Mediazione e giustizia riparativa al museo: metodi e tecniche per nuove consapevolezze

Mag 22, 2024 | Opinioni

Quando lo spazio diventa concentrazionario,

la formazione di una rete crea una sorta di “fuori”

che permette all’umanità di sopravvivere.

Fernand Deligny
“L’Arachnéen et autres textes” (Paris: L’Arachnéen, 2008, p. 14)

Anna Chiara Cimoli è ricercatrice in Storia dell’arte contemporanea all’Università degli studi di Bergamo. Co-dirige la rivista “Roots-Routes” ed è responsabile della collana “Museologia presente” per Nomos Edizioni.


Dalla “bellezza” alla giustizia

Fuori dai cancelli del MET Gala, l’evento di raccolta fondi organizzato ogni anno dal Metropolitan Museum di New York, quest’anno si sono presentati, sotto stretta osservazione dalle forze dell’ordine, anche gli studenti e le studentesse che hanno animato le manifestazioni pro-Palestina nei campus universitari.

I soliti guastafeste? Anche, certo: lo scopo era proprio quello di infilare un simbolico piede nella porta e di evidenziare lo scarto fra le dinamiche che attraversano pezzi di città contigui e concettualmente connessi dal fatto di essere istituzioni educative. Di fronte a un guado storico che rimette in causa tanti posizionamenti, mostrando le falle di un modello multiculturale dimentico della “pedagogia degli oppressi” di Paulo Freire (per chi ha voglia di approfondire qui può ascoltare Freire) e poco capace di dare voce a chi è stato posto al margine, va però ricordato che cultura e protesta sono sempre andate mano nella mano: non ci stupiamo che le violenze agite e subite in questo momento suscitino forme di ribellione che bussano alla porta del mondo di quella fantomatica “bellezza” venduta come forma di appeasement con tanta più assertività quanto più i tempi sono bui.
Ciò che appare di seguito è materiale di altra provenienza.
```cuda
static int apply_impl(int dev, void* stream, int64_t nrows, const FbKeys& k, bool single,
                      uint32_t num_partitions, const void* scratch, size_t scratch_bytes,
                      const int64_t* part_offsets, int ncols, const void* const* col_ptrs,
                      const int32_t* col_widths, void* const* out_col_ptrs, int sm_reserve = 0,
                      const fb_map_unit* maps = nullptr, void* tail_tmp = nullptr, int cols_per_launch_req = 0) {
  FB_CHECK(nrows >= 0 && nrows < ((int64_t)1 << 32), "nrows out of range");
  FB_CHECK(num_partitions >= 1 && num_partitions <= FB_MAX_PARTITIONS,
           "num_partitions=%u out of range [1,%d]", num_partitions, FB_MAX_PARTITIONS);
  FB_CHECK(ncols >= 0, "ncols < 0");
  if (nrows == 0 || ncols == 0) return 0;
  FbDeviceGuard guard(dev);
  FB_CHECK(guard.ok, "cannot select device %d", dev);
  ChunkGeom g = make_geom(dev, nrows);
  PlanLayout l = plan_layout(g, num_partitions);
  FB_CHECK(scratch != nullptr && scratch_bytes >= l.total_bytes, "scratch too small");
  FbDiv dv = fb_make_div(num_partitions);
  cudaStream_t st = (cudaStream_t)stream;
  const size_t smem = scatter_smem_bytes(num_partitions);
  FB_CUDA(ensure_smem_optin(dev));
  const int bits = bits_for(num_partitions);

  for (int c = 0; c < ncols; ++c) {
    const int w = col_widths[c];
    FB_CHECK(w == 1 || w == 2 || w == 4 || w == 8, "column %d has unsupported width %d", c, w);
    FB_CHECK(col_ptrs[c] != nullptr && out_col_ptrs[c] != nullptr, "column %d pointer is NULL", c);
  }

  const void* const* gen_src = col_ptrs;
  auto launch_generic = [&](const int* idx, int n, int chunk0, int nch) -> int {
    for (int c0 = 0; c0 < n && nch > 0; c0 += FB_MAX_COLS) {
      FbCols cols;
      memset(&cols, 0, sizeof(cols));
      cols.ncols = n - c0 < FB_MAX_COLS ? n - c0 : FB_MAX_COLS;
      bool all8 = true;
      for (int c = 0; c < cols.ncols; ++c) {
        cols.src[c] = gen_src[idx[c0 + c]];
        cols.dst[c] = out_col_ptrs[idx[c0 + c]];
        cols.width[c] = col_widths[idx[c0 + c]];
        all8 = all8 && cols.width[c] == 8;
      }
#define FB_LAUNCH_SCATTER(S, B)                                                                        \
  do {                                                                                                 \
    if (all8)                                                                                          \
// ... 230 lines not shown
```

Measured before the change: 16.10 billion.

## Assign each CTA a contiguous run of chunks to drop per-chunk flush barriers

The warp-specialized scatter kernel now gives each CTA one contiguous range of tiles instead of striding over chunks. Ranker state is seeded once from the first chunk's base, and the producer, ranker and mover loops iterate over tiles directly. This removes the per-chunk carry flush and the flush_done barrier between chunks, so the pipeline no longer drains at chunk boundaries. It relies on consecutive chunks' write positions continuing seamlessly. It also shifts load balance to the per-run split, which may be uneven when chunks do not divide evenly across runs.

```diff
diff --git a/fugue_b200/csrc/fb_partition.cu b/fugue_b200/csrc/fb_partition.cu
--- a/fugue_b200/csrc/fb_partition.cu
+++ b/fugue_b200/csrc/fb_partition.cu
@@ -604,7 +604,12 @@
   const uint32_t nbp = nb_padded(num);
   const uint32_t E = num * GM;
   const int grp = (int)blockIdx.x % units.ngroups;
-  const int chunk_first = (int)blockIdx.x / units.ngroups, chunk_step = (int)gridDim.x / units.ngroups;
+  const uint32_t run = blockIdx.x / (uint32_t)units.ngroups, nruns = gridDim.x / (uint32_t)units.ngroups;
+  const uint32_t c_lo = run * (uint32_t)g.nchunks_full / nruns;
+  const uint32_t c_hi = (run + 1) * (uint32_t)g.nchunks_full / nruns;
+  const uint32_t tile_lo = c_lo * (uint32_t)g.tiles_per_chunk;
+  const uint32_t tile_hi = min(c_hi * (uint32_t)g.tiles_per_chunk, (uint32_t)(g.full_rows / kTile));
+  const uint32_t run_tiles = tile_hi - tile_lo;
   const int u0 = grp * units.per_group;
   const int ncols = min(units.per_group, units.nunits - u0);
   uint64_t* ring = smem64;
@@ -625,7 +630,6 @@
   const uint32_t bar_full = smem_u32(bars), bar_empty = smem_u32(bars + 16);
   const uint32_t bar_pid_full = smem_u32(bars + 32), bar_pid_empty = smem_u32(bars + 34);
   const uint32_t bar_slots_ready = smem_u32(bars + 36), bar_slots_free = smem_u32(bars + 37);
-  const uint32_t bar_flush_done = smem_u32(bars + 38);
   const uint32_t bar_carry_read = smem_u32(bars + 40);
 
   if (threadIdx.x == 0) {
@@ -639,7 +643,6 @@
     }
     mbar_init(bar_slots_ready, kWsRankWarps);
     mbar_init(bar_slots_free, kWsMoverWarps);
-    mbar_init(bar_flush_done, kWsMoverWarps);
     mbar_init(bar_carry_read, kWsMoverWarps);
     mbar_init(bar_carry_read + 8, kWsMoverWarps);
     asm volatile("fence.mbarrier_init.release.cluster;" ::: "memory");
@@ -651,28 +654,17 @@
       const uint64_t pol = l2_policy_evict_first(), meta_pol = l2_policy_evict_last();
       const uint32_t ring_s = smem_u32(ring), meta_s = smem_u32(metabuf);
       uint32_t s = 0, ph = 0, seq = 0;
-      int chunk = chunk_first;
-      int64_t r0 = 0, r1 = 0, t0 = 0;
-      bool have = chunk < g.nchunks_full;
-      if (have) { chunk_range(g, chunk, r0, r1); t0 = r0; }
-      auto load_pid = [&](int64_t row0, uint32_t q) {
+      auto load_pid = [&](uint32_t tile, uint32_t q) {
         const uint32_t b = q & 1, pp = (q >> 1) & 1;
         mbar_wait(bar_pid_empty + 8 * b, pp ^ 1);
         mbar_expect_tx(bar_pid_full + 8 * b, kMetaBytes);
-        tma_load_1d(meta_s + b * kMetaBytes, meta + (size_t)(row0 / T) * kMetaBytes, kMetaBytes,
+        tma_load_1d(meta_s + b * kMetaBytes, meta + (size_t)tile * kMetaBytes, kMetaBytes,
                     bar_pid_full + 8 * b, meta_pol);
       };
-      if (have) load_pid(t0, 0);
-      while (have) {
-        int nchunk = chunk;
-        int64_t nr0 = r0, nr1 = r1, nt0 = t0 + T;
-        bool nhave = true;
-        if (nt0 >= r1) {
-          nchunk = chunk + chunk_step;
-          nhave = nchunk < g.nchunks_full;
-          if (nhave) { chunk_range(g, nchunk, nr0, nr1); nt0 = nr0; }
-        }
-        if (nhave) load_pid(nt0, seq + 1);
+      load_pid(tile_lo, 0);
+      for (uint32_t tile = tile_lo; tile < tile_hi; ++tile, ++seq) {
+        if (tile + 1 < tile_hi) load_pid(tile + 1, seq + 1);
+        const size_t t0 = (size_t)tile * T;
         for (int u = u0; u < u0 + ncols; ++u) {
           mbar_wait(bar_empty + 8 * s, ph ^ 1);
           mbar_expect_tx(bar_full + 8 * s, kStageBytes);
@@ -687,8 +679,6 @@
             }
           }
         }
-        chunk = nchunk; r0 = nr0; r1 = nr1; t0 = nt0; have = nhave;
-        ++seq;
       }
     }
     return;
@@ -697,224 +687,212 @@
   if (warp >= kWsMoverWarps) {
     const unsigned rw = warp - kWsMoverWarps;
     const unsigned rtid = threadIdx.x - kWsMovers;
-    uint32_t seq = 0, cseq = 0;
-    for (int chunk = chunk_first; chunk < g.nchunks_full; chunk += chunk_step, ++cseq) {
-      int64_t r0, r1;
-      chunk_range(g, chunk, r0, r1);
-      if (cseq > 0) mbar_wait(bar_flush_done, (cseq - 1) & 1);
+    uint32_t seq = 0;
+    for (uint32_t b = rtid; b < nbp; b += kWsRankers) {
+      const uint32_t p0 = b < num ? (uint32_t)part_offsets[b] + chunk_base[(size_t)c_lo * num + b] : 0u;
+      wpos[b] = p0 & ~GM;
+      kcnt[b] = (p0 & GM) | ((p0 & GM) << 8);
+    }
+    ranker_sync();
+    for (; seq < run_tiles; ++seq) {
+      const uint32_t pb = seq & 1, pph = (seq >> 1) & 1;
+      mbar_wait(bar_pid_full + 8 * pb, pph);
+      const uint8_t* __restrict__ rec = metabuf + pb * kMetaBytes;
+      uint32_t pr[kWsRankItems];
+#pragma unroll
+      for (int r = 0; r < kWsRankItems; ++r) {
+        const uint32_t row = r * kWsRankers + rtid;
+        pr[r] = ((uint32_t)rec[row] << 16) | ((const uint16_t*)(rec + kMetaRank))[row];
+      }
+      const uint32_t b = rtid;
+      uint32_t n = 0, w = 0, kold = 0, phold = 0, wp_old = 0;
+      if (b < num) n = ((const uint16_t*)(rec + kMetaCnt))[b];
+      __syncwarp();
+      if (lane == 0) mbar_arrive_relaxed(bar_pid_empty + 8 * pb);
+      if (b < num) {
+        const uint32_t kc = kcnt[b];
+        kold = kc & 0xFFu;
+        phold = kc >> 8;
+        wp_old = wpos[b];
+        const uint32_t end = wp_old + kold + n;
+        const uint32_t aend = end & ~GM;
+        if (aend > wp_old) {
+          w = aend - wp_old;
+          wpos[b] = aend;
+          kcnt[b] = end - aend;
+        } else {
+          kcnt[b] = (kold + n) | (phold << 8);
+        }
+        binfo[b] = kold | (phold << 4) | (w << 8);
+        bin_n[b] = n;
+      }
+      uint32_t xw = w;
+#pragma unroll
+      for (int o = 1; o < 32; o <<= 1) {
+        const uint32_t yw = __shfl_up_sync(0xFFFFFFFFu, xw, o);
+        if (lane >= (unsigned)o) xw += yw;
+      }
+      if (lane == 31) scanw[8 + rw] = xw;
       ranker_sync();
-      for (uint32_t b = rtid; b < nbp; b += kWsRankers) {
-        const uint32_t p0 = b < num ? (uint32_t)part_offsets[b] + chunk_base[(size_t)chunk * num + b] : 0u;
-        wpos[b] = p0 & ~GM;
-        kcnt[b] = (p0 & GM) | ((p0 & GM) << 8);
-      }
+      uint32_t bw = xw - w;
+      {
+        const uint32_t tw = lane < kWsRankWarps ? scanw[8 + lane] : 0;
+#pragma unroll
+        for (int wi = 0; wi < kWsRankWarps; ++wi) {
+          const uint32_t vw = __shfl_sync(0xFFFFFFFFu, tw, wi);
+          if ((unsigned)wi < rw) bw += vw;
+        }
+      }
+      if (seq > 0) mbar_wait(bar_slots_free, (seq - 1) & 1);
+      if (b < num) {
+        wstart[b] = bw;
+        wdelta[b] = wp_old - bw;
+      }
+      if (rtid == kWsRankers - 1) scanw[40] = bw + w;
       ranker_sync();
-      for (int64_t t0 = r0; t0 < r1; t0 += T, ++seq) {
-        const uint32_t pb = seq & 1, pph = (seq >> 1) & 1;
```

Il mio campo di indagine, la relazione fra musei e colonialità, tocca questioni di territorialità e diaspora, di appropriazione e frontiere: riguarda dunque la relazione fra temporalità e spazialità, consolidata nel XIX secolo dalla forma del museo come palazzo “alto”, preferibilmente eretto in autoassolutorie forme neoclassiche o neorinascimentali. La biblioteca di Alessandria conservava gli “Ulissi delle nazioni”: una copia dell’Odissea per ciascuna delle diverse lingue in cui era stata tradotta, portata dalle navi che circolavano nel Mediterraneo (viaggio-porto-nuovo viaggio: il volume era un esemplare riproducibile, quindi concettualmente un multiplo). Solo con il XVIII secolo, e poi con la formazione degli stati-nazione nella loro intrinseca relazione con il colonialismo codificata lungo l’Ottocento, il museo si è fortificato come una rocca, si è autolegittimato come luogo di salvezza e di tutela suprema, si è organizzato in teche e armadiature, tassonomizzando e “normalizzando” quello che, in altri contesti, aveva potenza incandescente (il sacro, il divino, il rituale, il simbolico). Come scrive lo scienziato politico Achille Mbembe, “il museo non è mai stato storicamente un luogo che accogliesse in modo incondizionato molteplici volti dell’umanità considerata nella sua unità. Sarebbe invece stato, dall’età moderna in poi, un potente dispositivo di segregazione”1. Le collezioni etnografiche e antropologiche, con la loro queerness, il loro stare a cavallo fra sacro e secolare, le loro molteplici rifrazioni di senso, vengono ora aggregate in categorie predefinite, sagomate per poter stare dentro questa o quella vetrina, piegate a dire qualcosa di funzionale al discorso positivista europeo.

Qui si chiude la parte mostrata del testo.